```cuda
template <typename T>
__global__ void __launch_bounds__(SCAN_THREADS) scan_reduce_kernel(const T *__restrict__ in, uint64_t n,
                                                                  uint64_t *__restrict__ block_sums) {
    __shared__ uint64_t total;
    const uint64_t base = static_cast<uint64_t>(blockIdx.x) * SCAN_TILE;
    uint64_t s = 0;
#pragma unroll
    for (int k = 0; k < SCAN_ITEMS; ++k) {
        uint64_t i = base + static_cast<uint64_t>(k) * SCAN_THREADS + threadIdx.x;
        if (i < n) {
            s += in[i];
        }
    }
    block_excl_scan(s, &total);
    if (threadIdx.x == 0) {
        block_sums[blockIdx.x] = total;
    }
}

__global__ void __launch_bounds__(SCAN_THREADS) scan_sums_kernel(uint64_t *__restrict__ block_sums, uint64_t nb,
                                                                uint64_t *__restrict__ grand) {
    __shared__ uint64_t total;
    uint64_t carry = 0;
    for (uint64_t base = 0; base < nb; base += SCAN_THREADS) {
        uint64_t i = base + threadIdx.x;
        uint64_t v = i < nb ? block_sums[i] : 0;
        uint64_t ex = block_excl_scan(v, &total);
        if (i < nb) {
            block_sums[i] = carry + ex;
        }
        carry += total;
        __syncthreads();
    }
    if (threadIdx.x == 0) {
        *grand = carry;
    }
}

template <typename T>
__global__ void __launch_bounds__(SCAN_THREADS) scan_apply_kernel(const T *__restrict__ in, uint64_t n,
                                                                 const uint64_t *__restrict__ block_sums,
                                                                 uint64_t *__restrict__ out) {
    __shared__ uint64_t total;
    const uint64_t base = static_cast<uint64_t>(blockIdx.x) * SCAN_TILE + static_cast<uint64_t>(threadIdx.x) * SCAN_ITEMS;
    uint64_t v[SCAN_ITEMS];
    uint64_t s = 0;
    if (sizeof(T) == 1 && SCAN_ITEMS == 8 && base + SCAN_ITEMS <= n && (reinterpret_cast<uintptr_t>(in) & 7) == 0) {
        const uint64_t w = *reinterpret_cast<const uint64_t *>(in + base);
#pragma unroll
        for (int k = 0; k < SCAN_ITEMS; ++k) {
            v[k] = (w >> (8 * k)) & 0xFF;
            s += v[k];
        }
    } else {
#pragma unroll
        for (int k = 0; k < SCAN_ITEMS; ++k) {
            uint64_t i = base + k;
            v[k] = i < n ? static_cast<uint64_t>(in[i]) : 0;
            s += v[k];
        }
    }
    uint64_t ex = block_excl_scan(s, &total) + block_sums[blockIdx.x];
#pragma unroll
    for (int k = 0; k < SCAN_ITEMS; ++k) {
        uint64_t i = base + k;
        if (i < n) {
            out[i] = ex;
        }
        ex += v[k];
    }
}

template <typename T>
int scan_impl(sgpu_ctx *ctx, const T *in, uint64_t *out, uint64_t n) {
    cudaStream_t st = ctx->stream;
    if (n == 0) {
        SGPU_CUDA(ctx, cudaMemsetAsync(out, 0, sizeof(uint64_t), st));
        return SGPU_OK;
    }
    const uint64_t nb = ceil_div_u64(n, SCAN_TILE);
    DevBuf<uint64_t> sums;
    SGPU_CUDA(ctx, sums.alloc(nb, ctx));
    SGPU_LAUNCH(ctx, (scan_reduce_kernel<T><<<static_cast<unsigned>(nb), SCAN_THREADS, 0, st>>>(in, n, sums.p)));
    SGPU_LAUNCH(ctx, (scan_sums_kernel<<<1, SCAN_THREADS, 0, st>>>(sums.p, nb, out + n)));
    SGPU_LAUNCH(ctx, (scan_apply_kernel<T><<<static_cast<unsigned>(nb), SCAN_THREADS, 0, st>>>(in, n, sums.p, out)));
    SGPU_CUDA(ctx, cudaGetLastError());
    return SGPU_OK;
}

}

int sgpu_scan_u8_u64(sgpu_ctx *ctx, const uint8_t *in, uint64_t *out, uint64_t n) {
    return scan_impl<uint8_t>(ctx, in, out, n);
}

int sgpu_scan_u32_u64(sgpu_ctx *ctx, const uint32_t *in, uint64_t *out, uint64_t n) {
    return scan_impl<uint32_t>(ctx, in, out, n);
}
```

Measured before the change: 7.506 million.

## Fuse popcount into rank scan, fold sp_start into locus kernel, allow 3 window CTAs per SM

The read-linking path now counts bits inside the scan kernels, which removes a separate popcount kernel and its temporary buffer. The sp_start binary search moves into the word-locus kernel, computed per locus directly from the bit rank. The link window kernel targets 3 CTAs per SM: its record buffer is halved, launch bounds and carveout are raised, and geometries that fit 73KB smem are preferred. The trade-off is more register and smem pressure and more global atomic spills from the smaller record buffer. A profiling script for the link kernels is also added.

```diff
diff --git a/profiles/link_probe.py b/profiles/link_probe.py
--- /dev/null
+++ b/profiles/link_probe.py
@@ -0,0 +1,84 @@
+import argparse
+import json
+import os
+import statistics
+import subprocess
+import sys
+
+ROOT = os.path.dirname(os.path.dirname(os.path.abspath(__file__)))
+sys.path.insert(0, ROOT)
+
+LINK_KERNELS = ("locus_meta", "link_window", "ghash", "mark_kernel", "scan_", "locus_sp", "sp_list", "link_min", "group_",
+                "nonfirst", "split_span", "mate_rule", "readbase", "cutoff", "sp_finish", "me_flag", "me_compact")
+
+
+def run(iters: int, trace_dir: str) -> dict:
+    import numpy as np
+    import bench
+    from secedo_b200 import api
+    w = bench.WORKLOAD
+    ctx = api.Context(0)
+    N = w["n_cells"]
+    ident = np.arange(N, dtype=np.uint32)
+    raw = ctx.synth_pileup(N, w["coverage"], w["n_chr"], w["loci_per_chr"], n_clones=w["n_clones"], frac_somatic=w["frac_somatic"],
+                           frac_germline=w["frac_germline"], theta=w["theta"], spacing=w["spacing"], p_multi=w["p_multi"],
+                           p_mate=w["p_mate"], p_mate_mismatch=w["p_mate_mismatch"], seed=1000)
+    flt = api.Filter(w["theta"], 4, ctx)
+    counts = api.Counts(ctx, N)
+
+    def one():
+        f, _ = flt.filter_device(raw, ident)
+        counts.zero()
+        st = counts.accumulate(f, w["L"], ident, w["eps"], w["h"], w["theta"], 8, "auto")
+        f.free()
+        counts.finalize(w["L"], w["eps"], w["h"], w["theta"], "ADD_MIN", to_host=False)
+        return st
+
+    for _ in range(2):
+        one()
+    ctx.synchronize()
+    stats = [one() for _ in range(iters)]
+    ctx.synchronize()
+    out = {k: statistics.median(s[k] for s in stats) for k in stats[0] if k.startswith("ms_")}
+    if trace_dir:
+        import torch
+        from torch.profiler import ProfilerActivity, profile
+        with profile(activities=[ProfilerActivity.CUDA]) as prof:
+            one()
+            ctx.synchronize()
+            torch.cuda.synchronize()
+        rows = {}
+        for ev in prof.events():
+            if ev.device_type.name == "CUDA" and any(k in ev.name for k in LINK_KERNELS):
+                n, t = rows.get(ev.name, (0, 0.0))
+                rows[ev.name] = (n + 1, t + ev.device_time_total)
+        os.makedirs(trace_dir, exist_ok=True)
+        with open(os.path.join(trace_dir, "link_kernels.txt"), "w") as fh:
+            total = sum(t for _, t in rows.values())
+            fh.write(f"read-linking kernels of one sub-batch (torch.profiler), sum {total:.1f} us\n")
+            for name, (n, t) in sorted(rows.items(), key=lambda kv: -kv[1][1]):
+                fh.write(f"{t:9.1f} us {n:3d}  {name[:110]}\n")
+        out["trace_sum_us"] = total
+    return out
+
+
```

The problem: Where the string "stats" turns up in a line of the data above, copy that whole line.

Answer area:
+    stats = [one() for _ in range(iters)]
+    out = {k: statistics.median(s[k] for s in stats) for k in stats[0] if k.startswith("ms_")}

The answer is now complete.